Improved search strategies combining PRMs and value models: Appendix A argues greedy step-wise choice can be locally optimal but globally wrong, and suggests DFS/backtracking or combining reward (step correctness) and value (future success probability) (Appendix A; Table 8).
Practical applications / downstream use cases
Answer selection: Using PRMs to choose among multiple sampled solutions (BoN), while being cautious that BoN can mis-measure process quality (Section 3.2).
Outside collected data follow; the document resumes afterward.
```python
class UNetUpBlock(nn.Module):

    def __init__(self, in_size, out_size, up_mode, padding, batch_norm, use_bias=False, skip_conn=True,
                 activation=nn.Softplus):
        super().__init__()
        self.skip_conn = skip_conn
        if up_mode != 'upconv':
            raise NotImplementedError("cwfa_amd UNetUpBlock: up_mode='upconv' only (what the LRNN uses, networks.py:532)")
        self.up = nn.ConvTranspose2d(in_size, out_size, kernel_size=2, stride=2, bias=use_bias)
        in_size = out_size if not skip_conn else in_size // 2
        self.conv_block = UNetConvBlock(in_size, out_size, padding, batch_norm, use_bias=use_bias, activation=activation)
        self._packed = _Packed()

    @staticmethod
    def center_crop(layer, target_size):
        _, _, h, w = layer.size()
        dy, dx = (h - target_size[0]) // 2, (w - target_size[1]) // 2
        return layer[:, :, dy:(dy + target_size[0]), dx:(dx + target_size[1])]

    def run(self, x, bridge, in_affine=None, out_mask=None):
        sc, sh = in_affine if in_affine is not None else (None, None)
        if _MATERIALIZE_UP and ops._split_bf16 < 1 and sc is not None and (x.shape[2] * x.shape[3]) % 4 == 0:
            x = ops.plane_affine(x, sc, sh)
            sc = sh = None
        up = ops.conv2d(x, self._packed.get(self.up, transposed=True), bias=self.up.bias, in_scale=sc, in_shift=sh)
        add = self.center_crop(bridge, up.shape[2:]) if self.skip_conn else None
        return self.conv_block.run(up, in_add=add, out_mask=out_mask)

    @amp_entry
    def forward(self, x, bridge):
        y, aff = self.run(x, bridge)
        return y if aff is None else ops.channel_affine(y, aff[0], aff[1])


class UNet(nn.Module):

    def __init__(self, in_channels=1, n_classes=2, depth=5, wf=6, padding=True, batch_norm=True, up_mode='upsample',
                 drop_out=0, use_bias=False, skip_conn=False, activation=nn.PReLU):
        super().__init__()
        assert up_mode in ('upconv', 'upsample')
        self.padding, self.depth, self.skip_conn, self.drop_out = padding, depth, skip_conn, drop_out
        prev = in_channels
        self.down_path = nn.ModuleList()
        for i in range(depth):
            self.down_path.append(UNetConvBlock(prev, 2 ** (wf + i), padding, batch_norm, use_bias=use_bias,
                                                activation=activation))
            prev = 2 ** (wf + i)
        self.up_path = nn.ModuleList()
        for i in reversed(range(depth - 1)):
            self.up_path.append(UNetUpBlock(prev, 2 ** (wf + i), up_mode, padding, batch_norm, use_bias=use_bias,
                                            skip_conn=skip_conn, activation=activation))
            prev = 2 ** (wf + i)
        self.last = nn.Sequential(nn.Conv2d(prev, n_classes, kernel_size=1, bias=use_bias), activation())
        self._packed = _Packed()

    @amp_entry
    def forward(self, x, store_activations=False, in_affine=None):
        if store_activations:
            raise NotImplementedError("store_activations is a debugging aid of the reference, not on the hot path")
        B, dev = x.shape[0], x.device
        skips, aff = [], in_affine
        n_draw = 0
        if self.drop_out:
            n_draw = B * (sum(d.block[0].out_channels for d in list(self.down_path)[:-1]) +
                          sum(u.conv_block.block[0].out_channels for u in self.up_path))
        pool = _DrawPool(n_draw, dev)
        for i, down in enumerate(self.down_path):
            x, aff = down.run(x, in_affine=aff)
            if i != len(self.down_path) - 1:
                sc, sh = aff if aff is not None else (None, None)
                x, full = ops.maxpool(x, x.shape[-1] // 2, x.shape[-1] // 2, sc, sh, want_full=True)
                skips.append(full)
                m = _drop(self.drop_out, B, x.shape[1], dev, pool)
                aff = _drop_affine(x.shape[1], m) if m is not None else None
        for i, up in enumerate(self.up_path):
            m = _drop(self.drop_out, B, up.conv_block.block[0].out_channels, dev, pool)
            x, aff = up.run(x, skips[-i - 1], in_affine=aff, out_mask=m)
        kind, alpha = UNetConvBlock._act(self.last[1])
        sc, sh = aff if aff is not None else (None, None)
        return ops.conv2d(x, self._packed.get(self.last[0]), bias=self.last[0].bias, act=kind, prelu_alpha=alpha,
                          in_scale=sc, in_shift=sh)
```

include/cwfa_hip.h:

```cpp
#ifndef CWFA_HIP_H
#define CWFA_HIP_H

#include <stdint.h>

#ifdef __cplusplus
extern "C" {
#endif

#define CWFA_VERSION 100

enum {
    CWFA_OK = 0,
    CWFA_E_INVAL = -1,
    CWFA_E_SHAPE = -2,
    CWFA_E_ALIGN = -3,
    CWFA_E_HIP = -4
};

enum { CWFA_CLAMP_NONE = 0, CWFA_CLAMP_ATAN = 1, CWFA_CLAMP_TANH = 2, CWFA_CLAMP_SIGMOID = 3 };

enum { CWFA_ACT_NONE = 0, CWFA_ACT_ELU = 1, CWFA_ACT_PRELU = 2, CWFA_ACT_GELU = 3, CWFA_ACT_RELU = 4 };

int cwfa_version(void);
const char* cwfa_last_error(void);
// ... 51 lines not shown
} cwfa_chain;

int cwfa_chain_inv_f32(const float* z, const float* low, float* x, const cwfa_chain* ch, int B, int C, int H, int W,
                       int64_t z_bs, int64_t low_bs, int64_t x_bs, double* logdet, void* stream);

int cwfa_chain_fwd_f32(const float* x, float* low, float* z, const cwfa_chain* ch, const int64_t* final_perm,
                       int B, int C, int H, int W, int64_t x_bs, int64_t low_bs, int64_t z_bs,
                       double* logdet, double* sumsq, void* stream);
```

Error localization / tutoring / debugging: Step-level detection of the first incorrect step, which is directly measured by PROCESSBENCH and where the released PRMs are strongest among compared open PRMs (Table 7).
Search guidance: PRM-guided greedy search is explored, though improvements over ORM BoN are small in their reported setup (Appendix A; Table 8).
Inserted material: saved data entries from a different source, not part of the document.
def linear(x: Tensor, W: Tensor, bias: Optional[Tensor] = None, *, gelu: bool = False, relu: bool = False,
           res: Optional[Tensor] = None, out: Optional[Tensor] = None, store_pre: Optional[Tensor] = None) -> Tensor:
    M, K = x.shape
    N = W.shape[0]
    assert W.numel() == N * K
    y = out if out is not None else torch.empty((M, N), device=x.device, dtype=torch.float32)
    fl = (_lib.GEMM_GELU if gelu else 0) | (_lib.GEMM_RELU if relu else 0)
    if store_pre is not None:
        fl |= _lib.GEMM_STORE_PRE
    gemm_raw(x.data_ptr(), W.data_ptr(), y.data_ptr(), M, N, K, x.stride(0), K, y.stride(0), flags=fl,
             bias=_p(bias), res=_p(res), ldr=(res.stride(0) if res is not None else 0),
             aux=_p(store_pre), ldaux=(store_pre.stride(0) if store_pre is not None else 0))
    return y


def linear_dgrad(dy: Tensor, W: Tensor, *, dgelu_of: Optional[Tensor] = None, relumask_of: Optional[Tensor] = None,
                 out: Optional[Tensor] = None, accumulate: bool = False) -> Tensor:
    M, N = dy.shape
    K = W.numel() // N
    dx = out if out is not None else torch.empty((M, K), device=dy.device, dtype=torch.float32)
    fl = _lib.GEMM_B_NCONTIG | (_lib.GEMM_ACCUM if accumulate else 0)
    aux = None
    if dgelu_of is not None:
        fl |= _lib.GEMM_MUL_DGELU
        aux = dgelu_of
    if relumask_of is not None:
        fl |= _lib.GEMM_MUL_RELUMASK
        aux = relumask_of
    gemm_raw(dy.data_ptr(), W.data_ptr(), dx.data_ptr(), M, K, N, dy.stride(0), K, dx.stride(0), flags=fl,
             aux=_p(aux), ldaux=(aux.stride(0) if aux is not None else 0))
    return dx


def linear_wgrad(dy: Tensor, x: Tensor, out: Tensor, accumulate: bool = False):
    M, N = dy.shape
    K = x.shape[1]
    assert out.numel() == N * K
    fl = _lib.GEMM_A_MCONTIG | _lib.GEMM_B_NCONTIG | (_lib.GEMM_ACCUM if accumulate else 0)
    gemm_raw(dy.data_ptr(), x.data_ptr(), out.data_ptr(), N, K, M, dy.stride(0), x.stride(0), K, flags=fl)


def colsum(x: Tensor, out: Tensor, accumulate: bool = False):
    M, N = x.shape
    L().dupl_colsum(x.data_ptr(), out.data_ptr(), M, N, x.stride(0), int(accumulate), int(deterministic()), _stream())


def layernorm_fwd(x: Tensor, gamma: Tensor, beta: Tensor, eps: float, save: bool = False):
    rows, D = x.shape
    y = torch.empty_like(x)
    mean = rstd = None
    if save:
        mean = torch.empty(rows, device=x.device, dtype=torch.float32)
        rstd = torch.empty(rows, device=x.device, dtype=torch.float32)
    L().dupl_layernorm_fwd(x.data_ptr(), gamma.data_ptr(), beta.data_ptr(), y.data_ptr(), _p(mean), _p(rstd), rows, D,
                           eps, _stream())
    return y, mean, rstd


def layernorm_fwd16(x: Tensor, gamma: Tensor, beta: Tensor, eps: float, save: bool = False, want_f32: bool = False,
                    f32_rows: int = 0, exp: int = 0):
    rows, D = x.shape
    keep = f32_rows or rows
    y = torch.empty((keep, D), device=x.device, dtype=torch.float32) if want_f32 else None
    y16 = split16_empty(rows, D, x.device, exp)
    mean = rstd = None
    if save:
        mean = torch.empty(keep, device=x.device, dtype=torch.float32)
        rstd = torch.empty(keep, device=x.device, dtype=torch.float32)
    L().dupl_layernorm_fwd16(x.data_ptr(), gamma.data_ptr(), beta.data_ptr(), _p(y), y16.hi, y16.lo, _p(mean), _p(rstd), rows, D,
                             eps, int(f32_rows), int(exp), _stream())
    return y, y16, mean, rstd


LNB_ROWS_PER_WAVE = 0


def layernorm_bwd(dy: Tensor, x: Tensor, gamma: Tensor, mean: Tensor, rstd: Tensor, dgamma: Tensor, dbeta: Tensor,
                  dres: Optional[Tensor] = None, amax_for_next: bool = False, two_stage: Optional[bool] = None) -> Tensor:
    rows, D = x.shape
    if two_stage is None:
        two_stage = deterministic()
    dx = torch.empty_like(x)
    word, tok = reserve_amax(x.device) if amax_for_next else (None, None)
    part, nb = None, 0
    if two_stage:
        nb = L().dupl_layernorm_bwd_blocks(rows, LNB_ROWS_PER_WAVE)
        part = torch.empty((nb, 2 * D), device=x.device, dtype=torch.float32)
    ws = getattr(dy, "_dupl_zero_ws", None)
    if ws is not None:
        assert ws.stream == _stream() and ws.dirty == dy.numel(), "a zero_workspace view is produced and consumed on its own stream"
    L().dupl_layernorm_bwd(dy.data_ptr(), x.data_ptr(), gamma.data_ptr(), mean.data_ptr(), rstd.data_ptr(), _p(dres),
                           dx.data_ptr(), dgamma.data_ptr(), dbeta.data_ptr(), rows, D, word, _p(part), nb, LNB_ROWS_PER_WAVE,
                           dy.data_ptr() if ws is not None else None, int(deterministic()), _stream())
    if ws is not None:
        ws.dirty = 0
    if tok is not None:
        dx._dupl_amax = tok
    return dx


_ZERO_WS = {}
_ZERO_WS_MAX = 8


class _ZeroWs:
    __slots__ = ("buf", "dirty", "stream")

    def __init__(self, n, device, stream):
        self.buf = torch.zeros(n, device=device, dtype=torch.float32)
        self.dirty = 0
        self.stream = stream


def zero_workspace(rows: int, cols: int, device) -> Tensor:
    stream = torch.cuda.current_stream(device).cuda_stream
    key = (device.index, stream)
    n = rows * cols
    ws = _ZERO_WS.pop(key, None)
    if ws is None or ws.buf.numel() < n:
        ws = _ZeroWs(n, device, stream)
    _ZERO_WS[key] = ws
    while len(_ZERO_WS) > _ZERO_WS_MAX:
        _ZERO_WS.pop(next(iter(_ZERO_WS)))
    if ws.dirty:
        fill_(ws.buf[:ws.dirty], 0.0)
    ws.dirty = n
    view = ws.buf[:n].view(rows, cols)
    view._dupl_zero_ws = ws
    return view


def attention_fwd(qkv: Tensor, B: int, N: int, H: int, hd: int, scale: float, need_lse: bool = False, out: Tensor = None):
    if out is None:
        out = torch.empty((B * N, H * hd), device=qkv.device, dtype=torch.float32)
    else:
        assert out.shape == (B * N, H * hd) and out.is_contiguous() and qkv.is_contiguous()
    lse = torch.empty((B, H, N), device=qkv.device, dtype=torch.float32) if need_lse else None
    L().dupl_attention_fwd(qkv.data_ptr(), out.data_ptr(), _p(lse), B, N, H, hd, scale, _stream())
    return out, lse


def attention_fwd16(qkv16, B: int, N: int, H: int, hd: int, scale: float, need_lse: bool = False,
                    out: Optional[Tensor] = None, out16=None, b_f32: int = 0):
    assert hd == 64 and qkv16.rows == B * N and qkv16.cols == 3 * H * hd and (out is not None or out16 is not None)
    dev = out.device if out is not None else (out16.planes.device if isinstance(out16, Split16) else out16.base.planes.device)
    bf = b_f32 or B
    lse = torch.empty((bf, H, N), device=dev, dtype=torch.float32) if need_lse else None
    if out is not None:
        assert out.shape == (bf * N, H * hd) and out.is_contiguous()
    assert getattr(qkv16, "exp", 0) == 0, "the split attention reads format 0 planes"
    L().dupl_attention_fwd16(qkv16.hi, qkv16.lo, _p(out), out16.hi if out16 is not None else None,
                              out16.lo if out16 is not None else None, _p(lse), B, N, H, hd, float(scale), bf,
                              out16.exp if out16 is not None else 0, _stream())
    return lse


def attention_fwd16_segs(qkv16, segs, H: int, hd: int, scale: float, out16=None):
    assert hd == 64 and 1 <= len(segs) <= _lib.ATTN_SEGS_MAX and getattr(qkv16, "exp", 0) == 0
    dev = qkv16.planes.device if isinstance(qkv16, Split16) else qkv16.base.planes.device
    arr = (_lib.AttnSeg * len(segs))()
    lses = []
    for i, (row0, B, N, out, need_lse, b_f32) in enumerate(segs):
        bf = b_f32 or B
        assert out is not None or out16 is not None
        if out is not None:
            assert out.shape == (bf * N, H * hd) and out.is_contiguous()
        lse = torch.empty((bf, H, N), device=dev, dtype=torch.float32) if need_lse else None
        lses.append(lse)
        arr[i].row0, arr[i].B, arr[i].N, arr[i].B_f32 = int(row0), int(B), int(N), int(b_f32)
        arr[i].out, arr[i].lse = _p(out), _p(lse)
    L().dupl_attention_fwd16_segs(qkv16.hi, qkv16.lo, out16.hi if out16 is not None else None,
                                   out16.lo if out16 is not None else None, ctypes.cast(arr, ctypes.c_void_p), len(segs), H, hd,
                                   float(scale), out16.exp if out16 is not None else 0, _stream())
    return lses


def attention_bwd16(qkv16, out: Tensor, dout: Tensor, lse: Tensor, B: int, N: int, H: int, hd: int, scale: float,
                    amax_for_next: bool = False) -> Tensor:
    assert hd == 64 and N <= 2048 and qkv16.rows == B * N
    dev = out.device
    dout = dout.contiguous()
    do16, _, alpha = split_prepare(dout, scaled=True, want_rm=True, want_T=False, target_exp=4)
    alpha.check()
    delta = torch.empty((B, H, N), device=dev, dtype=torch.float32)
    dqkv = torch.empty((B * N, 3 * H * hd), device=dev, dtype=torch.float32)
    word, tok = reserve_amax(dev) if amax_for_next else (None, None)
    L().dupl_attention_bwd16(qkv16.hi, qkv16.lo, out.data_ptr(), dout.data_ptr(), do16.hi, do16.lo, int(alpha) - 4, lse.data_ptr(),
                             delta.data_ptr(), dqkv.data_ptr(), B, N, H, hd, float(scale), word, _stream())
    if tok is not None:
        dqkv._dupl_amax = tok
    return dqkv


def attention_bwd(qkv: Tensor, out: Tensor, dout: Tensor, lse: Tensor, B: int, N: int, H: int, hd: int, scale: float) -> Tensor:
    dqkv = torch.empty_like(qkv)
    delta = torch.empty((B, H, N), device=qkv.device, dtype=torch.float32)
    L().dupl_attention_bwd(qkv.data_ptr(), out.data_ptr(), dout.data_ptr(), lse.data_ptr(), delta.data_ptr(),
                           dqkv.data_ptr(), B, N, H, hd, scale, _stream())
    return dqkv


def patch_im2row(x: Tensor, P: int) -> Tensor:
    B, C, H, W = x.shape
    assert C == 3
    rows = torch.empty((B * (H // P) * (W // P), 3 * P * P), device=x.device, dtype=torch.float32)
    L().dupl_patch_im2row(x.data_ptr(), rows.data_ptr(), B, H, W, P, _stream())
    return rows


def pos_embed_resize(pos_embed: Tensor, g: int, h: int, w: int) -> Tensor:
    D = pos_embed.shape[-1]
    out = torch.empty((1 + h * w, D), device=pos_embed.device, dtype=torch.float32)
    L().dupl_pos_embed_resize(pos_embed.data_ptr(), out.data_ptr(), g, h, w, D, _stream())
    return out


def assemble_tokens(patch: Tensor, cls: Tensor, pos: Tensor, B: int, n: int, D: int) -> Tensor:
    tok = torch.empty((B * (n + 1), D), device=patch.device, dtype=torch.float32)
    L().dupl_assemble_tokens(patch.data_ptr(), cls.data_ptr(), pos.data_ptr(), tok.data_ptr(), B, n, D, _stream())
    return tok


def assemble_tokens_bwd(dtok: Tensor, dcls: Tensor, B: int, n: int, D: int) -> Tensor:
    dpatch = torch.empty((B * n, D), device=dtok.device, dtype=torch.float32)
    L().dupl_assemble_tokens_bwd(dtok.data_ptr(), dpatch.data_ptr(), dcls.data_ptr(), B, n, D, _stream())
    return dpatch


def gmp_fwd(tokens: Tensor, B: int, n: int, D: int):
    out = torch.empty((B, D), device=tokens.device, dtype=torch.float32)
    idx = torch.empty((B, D), device=tokens.device, dtype=torch.int32)
    L().dupl_gmp_fwd(tokens.data_ptr(), out.data_ptr(), idx.data_ptr(), B, n, D, _stream())
    return out, idx


def gmp_bwd(dout: Tensor, idx: Tensor, dtokens: Tensor, B: int, n: int, D: int):
    L().dupl_gmp_bwd(dout.data_ptr(), idx.data_ptr(), dtokens.data_ptr(), B, n, D, _stream())


def tokens_to_nchw(tokens: Tensor, B: int, n: int, D: int, h: int, w: int, skip_cls: bool = True) -> Tensor:
    out = torch.empty((B, D, h, w), device=tokens.device, dtype=torch.float32)
    L().dupl_tokens_to_nchw(tokens.data_ptr(), out.data_ptr(), B, n, D, int(skip_cls), _stream())
    return out


def nchw_to_tokens_add(dnchw: Tensor, dtokens: Tensor, B: int, n: int, D: int, skip_cls: bool = True):
    L().dupl_nchw_to_tokens_add(dnchw.data_ptr(), dtokens.data_ptr(), B, n, D, int(skip_cls), _stream())


def resize_bilinear(x: Tensor, Ho: int, Wo: int, flip_cat: bool = False, align_corners: bool = False) -> Tensor:
    B, C, Hi, Wi = x.shape
    x = _chk(x.contiguous())
    out = torch.empty(((2 * B) if flip_cat else B, C, Ho, Wo), device=x.device, dtype=torch.float32)
    L().dupl_resize_bilinear(x.data_ptr(), out.data_ptr(), B, C, Hi, Wi, Ho, Wo, int(flip_cat), int(align_corners), _stream())
    return out


def cam_fuse(lows: Sequence[Tensor], sizes: Sequence[tuple], B: int, C: int, H: int, W: int, row_off: int, ldc: int,
             impl: int = 0, band_blocks: int = 0):
    n = len(lows)
    ptrs = (ctypes.c_void_p * n)(*[t.data_ptr() for t in lows])
    hs = (ctypes.c_int32 * n)(*[s[0] for s in sizes])
    ws = (ctypes.c_int32 * n)(*[s[1] for s in sizes])
    cam = torch.empty((B, C, H, W), device=lows[0].device, dtype=torch.float32)
    mm = torch.empty((B * C, 2), device=lows[0].device, dtype=torch.float32)
    L().dupl_cam_fuse(ctypes.cast(ptrs, ctypes.c_void_p), ctypes.cast(hs, ctypes.c_void_p), ctypes.cast(ws, ctypes.c_void_p),
                      n, row_off, ldc, cam.data_ptr(), mm.data_ptr(), B, C, H, W, int(impl), int(band_blocks), _stream())
    return cam, mm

Repro/Integration Guidance (based on the provided paper)
If your goal is true step verification, prefer:
- Training data closer to deterministic step correctness (human annotation or judge labeling), or
- The paper’s consensus filtering approach to clean MC-expanded data (Section 3.1.3; Figure 2; Section 4.1).
- Evaluation that includes step-level metrics like PROCESSBENCH, not only BoN (Section 3.2.5; Table 7).
If you must use MC estimation for labeling, the paper’s guidance is:
- Use hard labels rather than soft labels after noise control (Section 3.1.4; Figures 3–4).
- Use threshold 0 for hard labels (a step is positive if any completion succeeds) (Section 3.1.4; Figure 5).
- In BoN, consider last-score aggregation for MC-trained PRMs because it better matches MC semantics (Section 3.2.4; Figure 9).
If you train PRMs with judge/human-style step correctness semantics, product or min aggregation is more appropriate for BoN in their findings (Section 3.2.4; Figure 9; Tables 13–14).